:: TASK ITEM ::
Would you please report how many lines of the listing contain "cols"? Reply with that number only.

:: SOURCE DATA ::
----
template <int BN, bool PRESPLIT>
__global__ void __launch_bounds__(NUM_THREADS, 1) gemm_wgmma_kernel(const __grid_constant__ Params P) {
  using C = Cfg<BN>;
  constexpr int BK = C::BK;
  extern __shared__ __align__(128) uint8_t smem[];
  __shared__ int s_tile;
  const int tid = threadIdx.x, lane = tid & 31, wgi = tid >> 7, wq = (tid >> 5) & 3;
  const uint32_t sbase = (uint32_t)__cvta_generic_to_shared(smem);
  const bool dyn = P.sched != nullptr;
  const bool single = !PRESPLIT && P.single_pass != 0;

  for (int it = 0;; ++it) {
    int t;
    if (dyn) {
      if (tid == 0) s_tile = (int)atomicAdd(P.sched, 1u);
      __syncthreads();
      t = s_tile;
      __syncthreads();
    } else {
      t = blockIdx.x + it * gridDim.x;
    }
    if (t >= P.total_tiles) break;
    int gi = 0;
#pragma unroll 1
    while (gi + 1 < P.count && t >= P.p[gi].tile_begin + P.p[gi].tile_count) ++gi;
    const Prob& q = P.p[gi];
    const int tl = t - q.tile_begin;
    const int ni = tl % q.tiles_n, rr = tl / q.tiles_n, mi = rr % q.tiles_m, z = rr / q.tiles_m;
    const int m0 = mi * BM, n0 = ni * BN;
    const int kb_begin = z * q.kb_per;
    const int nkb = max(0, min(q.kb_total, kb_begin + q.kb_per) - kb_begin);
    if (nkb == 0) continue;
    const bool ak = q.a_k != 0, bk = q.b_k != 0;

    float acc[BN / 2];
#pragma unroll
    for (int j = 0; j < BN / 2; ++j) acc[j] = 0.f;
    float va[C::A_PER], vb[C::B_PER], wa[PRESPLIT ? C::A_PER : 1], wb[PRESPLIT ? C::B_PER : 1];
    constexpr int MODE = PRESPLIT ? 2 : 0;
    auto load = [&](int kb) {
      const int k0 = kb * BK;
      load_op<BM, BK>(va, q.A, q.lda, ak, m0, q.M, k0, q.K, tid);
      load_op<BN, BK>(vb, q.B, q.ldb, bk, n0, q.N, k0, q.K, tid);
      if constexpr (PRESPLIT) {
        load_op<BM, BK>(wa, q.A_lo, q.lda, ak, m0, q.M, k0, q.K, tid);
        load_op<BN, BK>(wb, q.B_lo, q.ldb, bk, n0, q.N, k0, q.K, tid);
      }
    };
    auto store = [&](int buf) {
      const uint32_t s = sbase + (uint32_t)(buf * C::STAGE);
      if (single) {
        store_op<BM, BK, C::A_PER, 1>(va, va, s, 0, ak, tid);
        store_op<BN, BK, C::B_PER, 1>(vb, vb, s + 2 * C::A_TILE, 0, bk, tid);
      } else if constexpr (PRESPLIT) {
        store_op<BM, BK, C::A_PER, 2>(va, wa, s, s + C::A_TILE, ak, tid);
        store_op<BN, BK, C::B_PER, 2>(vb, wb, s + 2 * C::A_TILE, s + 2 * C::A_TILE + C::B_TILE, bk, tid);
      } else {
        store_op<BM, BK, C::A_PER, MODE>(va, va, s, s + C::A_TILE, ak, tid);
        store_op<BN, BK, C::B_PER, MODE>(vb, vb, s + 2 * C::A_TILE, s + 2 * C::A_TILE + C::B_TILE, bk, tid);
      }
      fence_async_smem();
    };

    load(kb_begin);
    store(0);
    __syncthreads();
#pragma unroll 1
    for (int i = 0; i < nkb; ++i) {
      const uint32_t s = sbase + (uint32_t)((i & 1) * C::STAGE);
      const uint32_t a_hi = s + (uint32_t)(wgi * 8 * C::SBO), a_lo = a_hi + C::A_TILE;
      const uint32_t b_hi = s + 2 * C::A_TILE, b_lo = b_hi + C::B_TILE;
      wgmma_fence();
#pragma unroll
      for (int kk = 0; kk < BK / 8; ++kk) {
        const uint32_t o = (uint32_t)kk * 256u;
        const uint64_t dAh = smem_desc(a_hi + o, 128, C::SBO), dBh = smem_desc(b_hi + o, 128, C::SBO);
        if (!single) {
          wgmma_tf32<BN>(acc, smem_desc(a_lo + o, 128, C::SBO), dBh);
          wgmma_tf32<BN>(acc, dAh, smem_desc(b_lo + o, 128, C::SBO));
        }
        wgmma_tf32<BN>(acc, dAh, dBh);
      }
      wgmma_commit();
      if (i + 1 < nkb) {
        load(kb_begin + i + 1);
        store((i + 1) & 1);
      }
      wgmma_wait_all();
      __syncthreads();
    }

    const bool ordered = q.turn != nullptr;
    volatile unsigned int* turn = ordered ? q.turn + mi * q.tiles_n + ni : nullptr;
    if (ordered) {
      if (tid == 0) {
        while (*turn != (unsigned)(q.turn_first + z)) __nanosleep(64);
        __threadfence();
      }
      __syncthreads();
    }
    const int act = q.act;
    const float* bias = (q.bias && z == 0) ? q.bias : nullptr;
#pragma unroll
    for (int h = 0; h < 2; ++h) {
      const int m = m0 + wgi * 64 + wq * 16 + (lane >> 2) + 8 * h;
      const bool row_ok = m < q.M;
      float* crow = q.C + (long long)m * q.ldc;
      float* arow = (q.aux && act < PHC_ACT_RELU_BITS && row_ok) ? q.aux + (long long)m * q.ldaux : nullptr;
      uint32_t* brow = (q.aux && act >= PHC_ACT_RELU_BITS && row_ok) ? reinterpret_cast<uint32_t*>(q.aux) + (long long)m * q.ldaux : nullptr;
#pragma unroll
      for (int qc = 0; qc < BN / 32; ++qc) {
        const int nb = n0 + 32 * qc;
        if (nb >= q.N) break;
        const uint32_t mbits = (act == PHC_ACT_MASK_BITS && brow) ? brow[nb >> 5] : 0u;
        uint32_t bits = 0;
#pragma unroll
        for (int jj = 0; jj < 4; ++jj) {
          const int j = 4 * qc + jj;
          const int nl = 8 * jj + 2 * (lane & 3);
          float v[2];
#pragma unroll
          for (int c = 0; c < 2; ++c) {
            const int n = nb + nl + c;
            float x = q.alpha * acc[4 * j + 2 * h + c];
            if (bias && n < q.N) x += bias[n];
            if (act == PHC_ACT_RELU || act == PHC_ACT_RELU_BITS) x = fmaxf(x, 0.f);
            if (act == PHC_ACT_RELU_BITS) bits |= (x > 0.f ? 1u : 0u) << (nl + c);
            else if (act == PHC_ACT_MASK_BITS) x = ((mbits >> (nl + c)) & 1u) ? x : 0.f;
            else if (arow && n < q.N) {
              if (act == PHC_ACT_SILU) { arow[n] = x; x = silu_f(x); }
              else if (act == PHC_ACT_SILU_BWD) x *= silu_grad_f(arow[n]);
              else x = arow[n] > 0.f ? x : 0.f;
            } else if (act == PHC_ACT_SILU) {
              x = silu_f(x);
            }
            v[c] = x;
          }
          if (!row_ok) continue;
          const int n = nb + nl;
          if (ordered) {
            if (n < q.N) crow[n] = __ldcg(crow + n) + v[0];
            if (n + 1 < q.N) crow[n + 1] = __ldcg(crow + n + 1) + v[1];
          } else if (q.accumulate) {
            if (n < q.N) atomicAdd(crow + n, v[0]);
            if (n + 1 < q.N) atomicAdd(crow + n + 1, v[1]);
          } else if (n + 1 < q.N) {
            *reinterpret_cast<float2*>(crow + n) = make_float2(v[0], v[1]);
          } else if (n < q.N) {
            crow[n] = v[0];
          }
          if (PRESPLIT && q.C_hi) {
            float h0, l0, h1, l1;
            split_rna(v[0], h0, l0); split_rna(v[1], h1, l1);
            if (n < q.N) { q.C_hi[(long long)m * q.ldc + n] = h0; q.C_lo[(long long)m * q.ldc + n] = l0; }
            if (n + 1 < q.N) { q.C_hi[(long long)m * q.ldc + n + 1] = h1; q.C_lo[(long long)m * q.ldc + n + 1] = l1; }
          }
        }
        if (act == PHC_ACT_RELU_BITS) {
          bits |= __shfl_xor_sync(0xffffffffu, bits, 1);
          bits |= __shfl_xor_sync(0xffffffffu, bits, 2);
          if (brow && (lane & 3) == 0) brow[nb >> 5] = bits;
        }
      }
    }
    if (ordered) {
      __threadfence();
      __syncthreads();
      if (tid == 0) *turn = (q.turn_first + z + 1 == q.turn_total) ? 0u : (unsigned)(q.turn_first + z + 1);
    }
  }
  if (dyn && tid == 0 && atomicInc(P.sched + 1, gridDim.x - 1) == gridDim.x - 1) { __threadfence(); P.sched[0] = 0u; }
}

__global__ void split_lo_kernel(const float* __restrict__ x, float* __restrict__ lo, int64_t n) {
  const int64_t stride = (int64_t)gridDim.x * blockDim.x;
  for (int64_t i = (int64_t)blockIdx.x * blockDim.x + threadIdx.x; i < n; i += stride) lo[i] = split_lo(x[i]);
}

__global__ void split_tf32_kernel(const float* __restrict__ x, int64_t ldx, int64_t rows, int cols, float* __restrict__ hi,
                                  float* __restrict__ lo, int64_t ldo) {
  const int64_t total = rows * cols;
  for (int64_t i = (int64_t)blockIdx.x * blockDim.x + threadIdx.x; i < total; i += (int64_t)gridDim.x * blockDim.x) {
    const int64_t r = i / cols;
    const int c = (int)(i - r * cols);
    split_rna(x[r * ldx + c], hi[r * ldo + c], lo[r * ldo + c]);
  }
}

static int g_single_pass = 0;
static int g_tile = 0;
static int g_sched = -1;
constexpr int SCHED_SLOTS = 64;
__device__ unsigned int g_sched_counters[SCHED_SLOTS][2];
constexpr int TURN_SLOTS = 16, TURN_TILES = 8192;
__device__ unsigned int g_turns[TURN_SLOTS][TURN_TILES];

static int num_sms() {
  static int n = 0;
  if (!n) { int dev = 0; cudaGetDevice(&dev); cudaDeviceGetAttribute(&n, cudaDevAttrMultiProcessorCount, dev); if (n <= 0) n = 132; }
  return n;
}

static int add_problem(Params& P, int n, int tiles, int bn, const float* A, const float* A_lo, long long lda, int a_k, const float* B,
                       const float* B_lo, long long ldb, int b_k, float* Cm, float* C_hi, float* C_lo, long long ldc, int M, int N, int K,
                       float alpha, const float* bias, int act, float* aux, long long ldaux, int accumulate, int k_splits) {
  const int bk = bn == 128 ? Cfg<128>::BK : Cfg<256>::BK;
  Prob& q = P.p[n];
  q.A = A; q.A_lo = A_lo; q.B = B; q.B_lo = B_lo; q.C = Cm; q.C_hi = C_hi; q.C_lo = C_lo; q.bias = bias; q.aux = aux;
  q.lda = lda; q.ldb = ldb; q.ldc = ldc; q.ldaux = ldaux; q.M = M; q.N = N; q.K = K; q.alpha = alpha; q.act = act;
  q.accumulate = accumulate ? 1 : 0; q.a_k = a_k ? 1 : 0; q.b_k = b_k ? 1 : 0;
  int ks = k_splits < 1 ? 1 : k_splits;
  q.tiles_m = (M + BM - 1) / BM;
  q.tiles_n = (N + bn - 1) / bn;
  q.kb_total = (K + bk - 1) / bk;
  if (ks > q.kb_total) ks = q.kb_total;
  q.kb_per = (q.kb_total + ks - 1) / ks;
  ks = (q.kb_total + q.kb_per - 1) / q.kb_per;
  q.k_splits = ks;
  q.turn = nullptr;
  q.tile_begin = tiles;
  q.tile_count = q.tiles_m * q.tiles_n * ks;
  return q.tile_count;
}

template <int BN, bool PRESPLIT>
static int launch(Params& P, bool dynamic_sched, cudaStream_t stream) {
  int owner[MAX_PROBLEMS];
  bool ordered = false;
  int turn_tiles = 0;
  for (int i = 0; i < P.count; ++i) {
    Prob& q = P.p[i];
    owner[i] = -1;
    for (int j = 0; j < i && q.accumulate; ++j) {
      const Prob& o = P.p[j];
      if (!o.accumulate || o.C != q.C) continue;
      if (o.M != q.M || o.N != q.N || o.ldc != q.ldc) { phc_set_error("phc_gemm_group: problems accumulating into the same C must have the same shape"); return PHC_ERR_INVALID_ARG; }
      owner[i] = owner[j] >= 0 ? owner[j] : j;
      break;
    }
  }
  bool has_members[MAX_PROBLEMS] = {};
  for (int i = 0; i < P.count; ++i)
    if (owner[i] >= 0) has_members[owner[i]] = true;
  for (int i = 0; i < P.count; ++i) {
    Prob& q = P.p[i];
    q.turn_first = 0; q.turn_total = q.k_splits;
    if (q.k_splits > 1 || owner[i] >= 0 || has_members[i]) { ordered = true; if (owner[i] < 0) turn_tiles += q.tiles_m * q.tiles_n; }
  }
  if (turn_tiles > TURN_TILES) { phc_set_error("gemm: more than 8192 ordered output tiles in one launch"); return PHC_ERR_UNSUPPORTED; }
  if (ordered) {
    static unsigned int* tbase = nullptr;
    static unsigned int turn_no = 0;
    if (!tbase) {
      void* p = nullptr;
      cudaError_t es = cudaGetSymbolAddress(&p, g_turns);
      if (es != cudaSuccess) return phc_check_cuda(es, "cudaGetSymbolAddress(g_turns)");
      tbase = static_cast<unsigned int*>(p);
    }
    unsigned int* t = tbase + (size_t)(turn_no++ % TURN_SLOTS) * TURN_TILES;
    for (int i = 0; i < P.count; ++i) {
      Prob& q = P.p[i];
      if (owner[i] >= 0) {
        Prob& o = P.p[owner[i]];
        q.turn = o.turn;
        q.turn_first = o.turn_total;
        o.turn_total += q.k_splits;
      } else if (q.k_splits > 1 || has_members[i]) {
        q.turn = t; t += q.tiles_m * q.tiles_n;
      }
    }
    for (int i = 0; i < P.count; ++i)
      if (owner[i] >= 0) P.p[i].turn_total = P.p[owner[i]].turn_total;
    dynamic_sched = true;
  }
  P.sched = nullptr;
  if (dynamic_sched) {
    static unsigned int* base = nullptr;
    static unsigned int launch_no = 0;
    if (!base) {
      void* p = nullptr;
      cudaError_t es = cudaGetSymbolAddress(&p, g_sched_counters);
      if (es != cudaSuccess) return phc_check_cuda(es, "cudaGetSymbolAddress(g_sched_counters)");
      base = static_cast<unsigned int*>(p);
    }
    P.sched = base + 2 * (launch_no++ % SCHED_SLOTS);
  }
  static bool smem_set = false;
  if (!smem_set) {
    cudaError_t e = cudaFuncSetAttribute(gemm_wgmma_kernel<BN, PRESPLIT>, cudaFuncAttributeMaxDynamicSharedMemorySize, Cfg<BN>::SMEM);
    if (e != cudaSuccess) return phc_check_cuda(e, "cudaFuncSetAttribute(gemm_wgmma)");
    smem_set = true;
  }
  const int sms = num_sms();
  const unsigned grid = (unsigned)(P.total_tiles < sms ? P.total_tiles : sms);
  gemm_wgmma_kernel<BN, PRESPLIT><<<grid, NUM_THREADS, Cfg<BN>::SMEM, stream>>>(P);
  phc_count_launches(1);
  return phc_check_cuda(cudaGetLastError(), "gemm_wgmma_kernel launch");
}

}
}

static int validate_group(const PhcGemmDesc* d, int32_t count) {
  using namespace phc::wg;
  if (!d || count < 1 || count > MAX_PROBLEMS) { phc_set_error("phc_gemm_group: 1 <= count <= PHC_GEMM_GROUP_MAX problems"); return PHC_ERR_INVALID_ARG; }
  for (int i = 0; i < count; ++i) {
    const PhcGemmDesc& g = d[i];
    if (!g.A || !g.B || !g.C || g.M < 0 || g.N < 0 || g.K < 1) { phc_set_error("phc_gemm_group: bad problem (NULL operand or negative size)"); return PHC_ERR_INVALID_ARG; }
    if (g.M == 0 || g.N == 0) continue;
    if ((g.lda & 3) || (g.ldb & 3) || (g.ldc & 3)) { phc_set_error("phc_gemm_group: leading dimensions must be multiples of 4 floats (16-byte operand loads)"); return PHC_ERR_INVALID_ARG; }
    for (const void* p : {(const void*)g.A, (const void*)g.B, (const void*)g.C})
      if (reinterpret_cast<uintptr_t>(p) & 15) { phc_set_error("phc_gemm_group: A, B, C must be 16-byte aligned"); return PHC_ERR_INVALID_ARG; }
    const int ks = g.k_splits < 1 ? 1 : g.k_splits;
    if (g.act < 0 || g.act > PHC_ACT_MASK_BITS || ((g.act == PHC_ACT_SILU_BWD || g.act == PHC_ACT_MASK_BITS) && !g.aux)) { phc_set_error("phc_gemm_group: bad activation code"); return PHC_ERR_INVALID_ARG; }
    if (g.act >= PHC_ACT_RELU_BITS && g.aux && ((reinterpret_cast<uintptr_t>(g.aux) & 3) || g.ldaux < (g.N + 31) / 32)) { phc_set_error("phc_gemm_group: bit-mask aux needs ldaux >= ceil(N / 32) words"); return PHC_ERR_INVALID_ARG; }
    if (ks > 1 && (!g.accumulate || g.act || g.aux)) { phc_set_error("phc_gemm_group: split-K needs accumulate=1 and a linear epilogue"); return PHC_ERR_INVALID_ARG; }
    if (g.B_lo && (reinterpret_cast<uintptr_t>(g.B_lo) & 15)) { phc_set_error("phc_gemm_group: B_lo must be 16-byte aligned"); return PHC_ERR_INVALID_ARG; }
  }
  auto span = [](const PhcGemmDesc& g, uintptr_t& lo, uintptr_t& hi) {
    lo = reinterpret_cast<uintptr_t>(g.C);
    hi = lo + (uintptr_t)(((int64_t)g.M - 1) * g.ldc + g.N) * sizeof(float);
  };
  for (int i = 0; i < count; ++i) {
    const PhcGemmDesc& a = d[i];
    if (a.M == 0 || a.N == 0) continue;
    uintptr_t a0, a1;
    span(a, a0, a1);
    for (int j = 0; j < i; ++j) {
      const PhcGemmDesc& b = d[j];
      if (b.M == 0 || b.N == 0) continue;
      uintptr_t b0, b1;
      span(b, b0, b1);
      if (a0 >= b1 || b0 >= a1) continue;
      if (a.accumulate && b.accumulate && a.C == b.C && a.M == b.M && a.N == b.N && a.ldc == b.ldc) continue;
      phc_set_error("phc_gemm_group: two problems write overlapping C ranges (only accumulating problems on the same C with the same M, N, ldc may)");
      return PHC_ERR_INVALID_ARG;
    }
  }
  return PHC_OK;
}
----
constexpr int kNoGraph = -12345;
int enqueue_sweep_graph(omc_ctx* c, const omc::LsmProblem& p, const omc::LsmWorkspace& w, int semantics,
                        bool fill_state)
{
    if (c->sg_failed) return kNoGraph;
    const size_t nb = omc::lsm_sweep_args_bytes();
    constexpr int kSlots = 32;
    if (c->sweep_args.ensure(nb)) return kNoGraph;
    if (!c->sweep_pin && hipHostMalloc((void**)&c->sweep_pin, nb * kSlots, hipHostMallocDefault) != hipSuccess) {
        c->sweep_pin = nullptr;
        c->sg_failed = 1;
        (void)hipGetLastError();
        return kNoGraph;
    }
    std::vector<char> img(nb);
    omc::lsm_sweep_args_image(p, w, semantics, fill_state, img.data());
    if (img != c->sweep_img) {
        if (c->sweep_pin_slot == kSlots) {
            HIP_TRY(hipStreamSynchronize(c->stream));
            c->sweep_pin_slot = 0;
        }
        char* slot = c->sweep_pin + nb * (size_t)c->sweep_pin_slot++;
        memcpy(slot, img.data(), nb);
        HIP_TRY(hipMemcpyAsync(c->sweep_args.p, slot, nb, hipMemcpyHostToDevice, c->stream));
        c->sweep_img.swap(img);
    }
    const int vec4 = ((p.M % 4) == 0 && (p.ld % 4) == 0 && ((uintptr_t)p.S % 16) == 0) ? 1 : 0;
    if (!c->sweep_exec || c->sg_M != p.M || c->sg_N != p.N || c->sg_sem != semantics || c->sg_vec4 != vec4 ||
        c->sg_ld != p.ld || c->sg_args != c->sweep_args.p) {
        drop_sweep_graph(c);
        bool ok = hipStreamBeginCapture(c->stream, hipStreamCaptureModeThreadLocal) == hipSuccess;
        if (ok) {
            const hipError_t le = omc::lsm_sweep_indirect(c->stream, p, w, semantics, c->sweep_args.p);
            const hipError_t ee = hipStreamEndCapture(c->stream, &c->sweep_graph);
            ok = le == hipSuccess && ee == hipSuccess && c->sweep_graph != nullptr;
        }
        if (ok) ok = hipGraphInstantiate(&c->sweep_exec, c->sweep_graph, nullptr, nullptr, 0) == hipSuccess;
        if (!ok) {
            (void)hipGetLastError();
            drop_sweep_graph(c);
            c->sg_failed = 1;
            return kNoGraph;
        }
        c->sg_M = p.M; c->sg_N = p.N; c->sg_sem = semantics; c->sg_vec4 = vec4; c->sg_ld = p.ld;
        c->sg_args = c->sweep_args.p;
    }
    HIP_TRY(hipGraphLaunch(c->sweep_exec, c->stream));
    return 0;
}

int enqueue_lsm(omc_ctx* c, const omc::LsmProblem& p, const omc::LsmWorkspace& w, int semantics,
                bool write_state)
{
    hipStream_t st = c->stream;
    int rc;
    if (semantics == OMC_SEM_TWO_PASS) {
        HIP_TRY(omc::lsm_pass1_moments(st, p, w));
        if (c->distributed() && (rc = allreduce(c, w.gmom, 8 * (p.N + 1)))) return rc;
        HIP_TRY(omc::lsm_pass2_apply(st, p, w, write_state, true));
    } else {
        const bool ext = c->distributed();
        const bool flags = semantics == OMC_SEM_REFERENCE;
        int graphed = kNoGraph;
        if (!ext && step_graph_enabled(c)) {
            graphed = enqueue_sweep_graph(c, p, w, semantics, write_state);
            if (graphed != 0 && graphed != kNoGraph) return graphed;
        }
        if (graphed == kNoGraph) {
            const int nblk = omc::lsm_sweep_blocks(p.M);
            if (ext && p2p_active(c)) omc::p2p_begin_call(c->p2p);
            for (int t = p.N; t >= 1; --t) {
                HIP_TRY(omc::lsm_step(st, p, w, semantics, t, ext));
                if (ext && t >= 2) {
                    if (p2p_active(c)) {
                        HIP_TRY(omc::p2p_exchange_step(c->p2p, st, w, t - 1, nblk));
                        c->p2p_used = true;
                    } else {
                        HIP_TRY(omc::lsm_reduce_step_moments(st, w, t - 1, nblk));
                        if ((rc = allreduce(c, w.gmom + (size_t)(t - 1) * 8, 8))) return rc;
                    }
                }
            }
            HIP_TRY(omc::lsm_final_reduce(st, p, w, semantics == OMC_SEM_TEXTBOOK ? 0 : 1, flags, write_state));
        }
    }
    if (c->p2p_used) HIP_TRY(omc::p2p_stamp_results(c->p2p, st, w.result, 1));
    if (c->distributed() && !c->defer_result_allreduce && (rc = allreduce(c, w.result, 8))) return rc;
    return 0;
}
----
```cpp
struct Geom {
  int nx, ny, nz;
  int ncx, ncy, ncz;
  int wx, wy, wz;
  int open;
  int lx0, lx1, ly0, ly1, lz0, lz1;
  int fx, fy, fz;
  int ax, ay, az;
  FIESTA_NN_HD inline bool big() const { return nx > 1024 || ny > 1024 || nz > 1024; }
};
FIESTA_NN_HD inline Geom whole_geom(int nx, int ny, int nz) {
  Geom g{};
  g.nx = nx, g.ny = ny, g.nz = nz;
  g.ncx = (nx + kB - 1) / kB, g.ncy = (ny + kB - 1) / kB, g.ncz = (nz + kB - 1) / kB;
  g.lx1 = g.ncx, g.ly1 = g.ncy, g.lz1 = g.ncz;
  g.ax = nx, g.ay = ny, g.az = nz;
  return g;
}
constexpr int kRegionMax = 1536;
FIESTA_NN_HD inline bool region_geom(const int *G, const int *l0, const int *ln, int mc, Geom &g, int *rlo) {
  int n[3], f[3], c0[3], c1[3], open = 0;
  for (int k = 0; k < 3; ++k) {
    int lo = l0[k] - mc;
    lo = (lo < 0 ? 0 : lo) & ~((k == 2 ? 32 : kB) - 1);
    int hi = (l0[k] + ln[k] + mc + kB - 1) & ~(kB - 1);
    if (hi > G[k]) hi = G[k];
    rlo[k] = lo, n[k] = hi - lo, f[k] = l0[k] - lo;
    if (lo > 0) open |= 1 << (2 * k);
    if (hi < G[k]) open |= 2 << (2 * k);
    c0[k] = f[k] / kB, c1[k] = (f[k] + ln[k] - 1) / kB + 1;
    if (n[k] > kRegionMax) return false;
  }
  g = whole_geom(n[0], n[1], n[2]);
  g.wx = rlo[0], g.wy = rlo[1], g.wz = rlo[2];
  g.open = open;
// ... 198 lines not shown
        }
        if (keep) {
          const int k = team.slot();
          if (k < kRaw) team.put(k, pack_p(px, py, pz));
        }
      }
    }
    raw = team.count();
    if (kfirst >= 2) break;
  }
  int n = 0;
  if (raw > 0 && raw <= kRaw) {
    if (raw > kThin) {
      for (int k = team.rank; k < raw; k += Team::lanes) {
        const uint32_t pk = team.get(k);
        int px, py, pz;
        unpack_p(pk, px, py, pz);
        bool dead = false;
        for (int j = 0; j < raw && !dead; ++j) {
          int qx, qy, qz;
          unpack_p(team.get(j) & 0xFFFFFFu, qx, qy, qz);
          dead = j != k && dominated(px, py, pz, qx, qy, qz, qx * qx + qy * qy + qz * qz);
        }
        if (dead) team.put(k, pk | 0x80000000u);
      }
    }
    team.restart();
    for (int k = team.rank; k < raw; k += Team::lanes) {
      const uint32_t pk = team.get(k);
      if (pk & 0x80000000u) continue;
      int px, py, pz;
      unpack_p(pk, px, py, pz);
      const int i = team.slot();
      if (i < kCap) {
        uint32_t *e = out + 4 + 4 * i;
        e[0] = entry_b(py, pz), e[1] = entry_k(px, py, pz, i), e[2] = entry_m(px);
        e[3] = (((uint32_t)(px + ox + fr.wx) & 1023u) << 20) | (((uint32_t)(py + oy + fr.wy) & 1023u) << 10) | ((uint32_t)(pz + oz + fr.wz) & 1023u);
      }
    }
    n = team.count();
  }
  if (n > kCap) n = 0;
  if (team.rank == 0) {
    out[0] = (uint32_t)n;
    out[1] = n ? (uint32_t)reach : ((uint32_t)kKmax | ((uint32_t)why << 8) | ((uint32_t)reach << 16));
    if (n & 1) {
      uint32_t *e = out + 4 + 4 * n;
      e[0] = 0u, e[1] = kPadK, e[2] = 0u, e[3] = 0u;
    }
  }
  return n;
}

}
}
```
----
:: RESULT FOR THIS TASK ::
4